Abstract

Alkali metal carboxylates were evaluated as simple and green catalysts for the ring-opening polymerization (ROP) of various epoxides (e.g., alkyl-substituted epoxides and glycidyl ethers) and episulfides (alkyl-substituted episulfides and thioglycidyl ethers). The thus-produced functional polyethers (end-functionalized polyethers, block copolyethers, polyether–polyester block copolymers, topologically unique polyethers, and isotactic-enriched polyethers) and polythioethers featured well-defined structures and controlled molecular weights (Mn,SEC = 1.0–32 kg mol–1). The most effective catalyst was identified as cesium pivalate, and the variation of carboxylate moieties and alkali metal cations enabled the tuning of acid/base characteristics and thus allowed one to control polymerization behavior and expand the scope of functional monomers and initiators.
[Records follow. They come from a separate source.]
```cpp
int run_device(mvgx_match_ctx* c, BatchFeed& feed, float ratio_sq, const BatchSink* sink, mvgx_match_stats& st) {
  const uint32_t* pairs_IJ = feed.pairs_IJ;
  MVGX_HIP(hipSetDevice(c->device));
  mvgx_match_ctx::Results& res = c->results[c->cur];
  memset(&st, 0, sizeof(st));
  st.variant = (uint32_t)c->variant;
  size_t n_ev = 0;
  int rc;

  MVGX_HIP(hipEventRecord(c->ev_total0, c->slot[0].stream));

  auto issue = [&](mvgx_match_ctx::Slot& sl, mvgx_match_ctx::Slot* prev, uint64_t p0, uint32_t nb) -> int {
    int rc;
    hipStream_t stream = sl.stream;
    sl.p0 = p0; sl.nb = nb;
    if ((rc = sl.hp_pairs.ensure(nb))) return rc;
    const uint32_t max_blocks_per_pair = std::max<uint32_t>(1, (c->max_tiles_pad + kBlockQTiles - 1) / kBlockQTiles);
    if ((rc = sl.hp_work.ensure((size_t)nb * max_blocks_per_pair))) return rc;
    const bool records = c->variant == 4 && c->filter_shape == 16 && c->stage == 3 && !c->debug_filter;
    const bool records_h = c->variant == 4 && c->filter_shape == 17 && c->stage == 3 && !c->debug_filter;
    if (records && (rc = sl.hp_work8.ensure((size_t)nb * max_blocks_per_pair * kRecQuads))) return rc;
    if (records_h && (rc = sl.hp_work8h.ensure((size_t)nb * max_blocks_per_pair * 4))) return rc;
    uint32_t n_work_h = 0;
    uint32_t n_work = 0;
    uint32_t n_rec = 0, rec_used = kWaves, rec_I = 0;
    for (uint32_t k = 0; k < nb; ++k) {
      const uint32_t I = pairs_IJ[2 * (p0 + k)], J = pairs_IJ[2 * (p0 + k) + 1];
      sl.hp_pairs.p[k] = make_uint2(I, J);
      const uint32_t nI = c->h_n[I], nJ = c->h_n[J];
      if (nI < 2 || nJ == 0) continue;
      const uint32_t ntJ = c->h_ntiles[J];
      if (records)
        for (uint32_t qt = 0; qt < ntJ; qt += kNQ) {
          if (rec_used == kWaves || rec_I != I) {
            uint4* r = sl.hp_work8.p + (size_t)kRecQuads * n_rec++;
            r[0] = make_uint4(c->h_tile_off[I], c->h_ntiles[I], 0, 0);
            for (int w = 0; w < kWaves; ++w) r[1 + w] = make_uint4(0, c->h_tile_off[I], 0, 0);
            rec_used = 0; rec_I = I;
          }
          sl.hp_work8.p[(size_t)kRecQuads * (n_rec - 1) + 1 + rec_used++] = make_uint4(k, c->h_tile_off[J], qt, c->h_tile_off[J + 1] - c->h_tile_off[J]);
        }
      for (uint32_t qt = 0; qt < ntJ; qt += kBlockQTiles) {
        if (records_h)
          for (uint32_t q2 = qt; q2 < std::min(ntJ, qt + (uint32_t)kBlockQTiles); q2 += kBlockQTilesH) {
            sl.hp_work8h.p[2 * n_work_h] = make_uint4(k, q2, c->h_tile_off[I], c->h_tile_off[J]);
            sl.hp_work8h.p[2 * n_work_h + 1] = make_uint4(c->h_ntiles[I], c->h_tile_off[J + 1] - c->h_tile_off[J], 0, 0);
            ++n_work_h;
          }
        sl.hp_work.p[n_work++] = make_uint2(k, qt);
      }
      st.n_pairs += 1;
      st.n_desc_pairs += (uint64_t)nI * nJ;
    }
    if ((rc = sl.d_pairs.ensure(nb))) return rc;
    if ((rc = sl.d_work.ensure(std::max<uint32_t>(n_work, 1)))) return rc;
    if (records && (rc = sl.d_work8.ensure((size_t)std::max<uint32_t>(n_rec, 1) * kRecQuads))) return rc;
    if (records_h && (rc = sl.d_work8h.ensure((size_t)std::max<uint32_t>(n_work_h, 1) * 2))) return rc;
    if ((rc = sl.d_best.ensure((size_t)nb * c->qstride))) return rc;
    if (c->variant == 4) {
      if ((rc = sl.d_cd.ensure((size_t)nb * c->qstride))) return rc;
    }
    if ((rc = sl.d_count.ensure(nb))) return rc;
    if ((rc = sl.d_offsets.ensure((size_t)nb + 1))) return rc;
    if ((rc = sl.hp_offsets.ensure((size_t)nb + 1))) return rc;
    MVGX_HIP(hipMemcpyAsync(sl.d_pairs.p, sl.hp_pairs.p, nb * sizeof(uint2), hipMemcpyHostToDevice, stream));
    if (n_work && !records)
      MVGX_HIP(hipMemcpyAsync(sl.d_work.p, sl.hp_work.p, n_work * sizeof(uint2), hipMemcpyHostToDevice, stream));
    if (n_rec)
      MVGX_HIP(hipMemcpyAsync(sl.d_work8.p, sl.hp_work8.p, (size_t)n_rec * kRecQuads * sizeof(uint4), hipMemcpyHostToDevice, stream));
    if (n_work_h && records_h)
      MVGX_HIP(hipMemcpyAsync(sl.d_work8h.p, sl.hp_work8h.p, (size_t)n_work_h * 2 * sizeof(uint4), hipMemcpyHostToDevice, stream));
    MVGX_HIP(hipMemsetAsync(sl.d_count.p, 0, nb * sizeof(uint32_t), stream));

    MatchParams mp;
    mp.tiles = c->d_tiles.p; mp.rows_slot = c->d_rows_slot.p; mp.rconst = c->d_rconst.p; mp.cinit = c->d_cinit.p; mp.qnorm = c->d_qnorm.p;
    mp.perm = c->d_perm.p; mp.rowpos = c->d_rowpos.p;
    mp.rows_u8 = c->d_rows_view; mp.img_row_off = c->d_row_off.p;
    mp.img_tile_off = c->d_tile_off.p; mp.img_n = c->d_n.p; mp.img_ntiles = c->d_ntiles.p;
    mp.cd = sl.d_cd.p; mp.img_neven = c->d_neven.p; mp.errflag = c->d_err.p;
    mp.pairs = sl.d_pairs.p; mp.work = sl.d_work.p; mp.work8 = sl.d_work8.p; mp.work8h = sl.d_work8h.p; mp.n_work = n_work;
    mp.best = sl.d_best.p; mp.count = sl.d_count.p; mp.qstride = c->qstride; mp.ratio_sq = ratio_sq;

    if (prev) MVGX_HIP(hipStreamWaitEvent(stream, prev->ev_filter, 0));
    if (n_work) {
      hipEvent_t e0 = nullptr, e1 = nullptr;
      if (c->profile) {
        e0 = get_event(c, n_ev++); e1 = get_event(c, n_ev++);
        MVGX_REQUIRE(e0 && e1, MVGX_ERR_HIP, "hipEventCreate failed");
        MVGX_HIP(hipEventRecord(e0, stream));
      }
      if (c->variant == 0) {
        hipLaunchKernelGGL(l2_top2_ratio_naive_kernel, dim3(n_work), dim3(256), 0, stream, mp);
      } else if (c->variant == 1) {
        hipLaunchKernelGGL(l2_top2_ratio_kernel<kStageRegs>, dim3(n_work), dim3(256), 2 * kStageBytes, stream, mp);
      } else if (c->variant == 2) {
        hipLaunchKernelGGL(l2_top2_ratio_kernel<kStageGlds>, dim3(n_work), dim3(256), 2 * kStageBytes, stream, mp);
      } else if (c->variant == 3) {
        hipLaunchKernelGGL(l2_top2_ratio_kernel<kStageGldsAsm>, dim3(n_work), dim3(256), 2 * kStageBytes, stream, mp);
      } else if (c->filter_shape == 16 && c->stage == 3 && !c->debug_filter) {
// ... 41 lines not shown
    MVGX_HIP(hipGetLastError());
    MVGX_HIP(hipMemcpyAsync(sl.hp_offsets.p, sl.d_offsets.p, ((size_t)nb + 1) * sizeof(uint32_t), hipMemcpyDeviceToHost, stream));
    MVGX_HIP(hipEventRecord(sl.ev_scan, stream));
    return MVGX_OK;
  };
  auto finish = [&](mvgx_match_ctx::Slot& sl) -> int {
    int rc;
    MVGX_HIP(hipEventSynchronize(sl.ev_scan));
    const uint32_t nb = sl.nb;
    const uint64_t p0 = sl.p0;
    const uint32_t total = sl.hp_offsets.p[nb];
    if (sink) {
      if (c->stream_hold) sl.out_set ^= 1;
      sl.h_off_out[sl.out_set].assign(sl.hp_offsets.p, sl.hp_offsets.p + nb + 1);
    } else {
      const uint64_t base = res.offsets[p0];
      for (uint32_t k = 0; k <= nb; ++k) res.offsets[p0 + k] = base + sl.hp_offsets.p[k];
    }
    sl.out_p0 = p0; sl.out_nb = nb;
    st.n_matches += total;
    if (total) {
      if ((rc = sl.d_ij.ensure(total))) return rc;
      hipLaunchKernelGGL(compact_matches_kernel, dim3((nb + 3) / 4), dim3(256), 0, sl.stream, sl.d_best.p,
                         sl.d_offsets.p, sl.d_pairs.p, c->d_n.p, c->d_row_off.p, c->d_rowpos.p, nb, c->qstride,
                         sl.d_ij.p);
      MVGX_HIP(hipGetLastError());
      if (sink) {
        PinnedBuf<uint32_t>& hb = sl.hp_ij[sl.out_set];
        if (!hb.p) hb.pageable = !c->pinned_stream;
        if ((size_t)total * 2 > hb.cap) { hb.release(); if ((rc = hb.grow_keep(std::max<size_t>((size_t)total * 3, 4u << 20), 0))) return rc; }
        MVGX_HIP(hipMemcpyAsync(hb.p, sl.d_ij.p, (size_t)total * sizeof(uint2), hipMemcpyDeviceToHost, sl.stream));
      } else if (c->keep_host_results) {
        const size_t old = res.ij_n;
        if (old + (size_t)total * 2 > res.ij.cap)
          for (auto& o : c->slot) MVGX_HIP(hipStreamSynchronize(o.stream));
        if ((rc = res.ij.grow_keep(old + (size_t)total * 2, old))) return rc;
        res.ij_n = old + (size_t)total * 2;
        MVGX_HIP(hipMemcpyAsync(res.ij.p + old, sl.d_ij.p, (size_t)total * sizeof(uint2),
                                hipMemcpyDeviceToHost, sl.stream));
      }
    }
    if (sink) MVGX_HIP(hipEventRecord(sl.ev_copy, sl.stream));
    return MVGX_OK;
  };
  auto deliver = [&](mvgx_match_ctx::Slot& sl) -> int {
    MVGX_HIP(hipEventSynchronize(sl.ev_copy));
    if (feed.stop.load()) return MVGX_OK;
// ... 223 lines not shown
```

Kinetic analysis confirmed the controlled/living nature of the polymerization process, while mechanistic studies revealed that carboxylate moieties did not directly initiate the ring-opening of epoxide monomers via nucleophilic attack but rather activated the alcohol initiators/chain ends via H-bonding and thus rendered the corresponding OH groups sufficiently nucleophilic to attack the alkali metal cation-activated epoxides.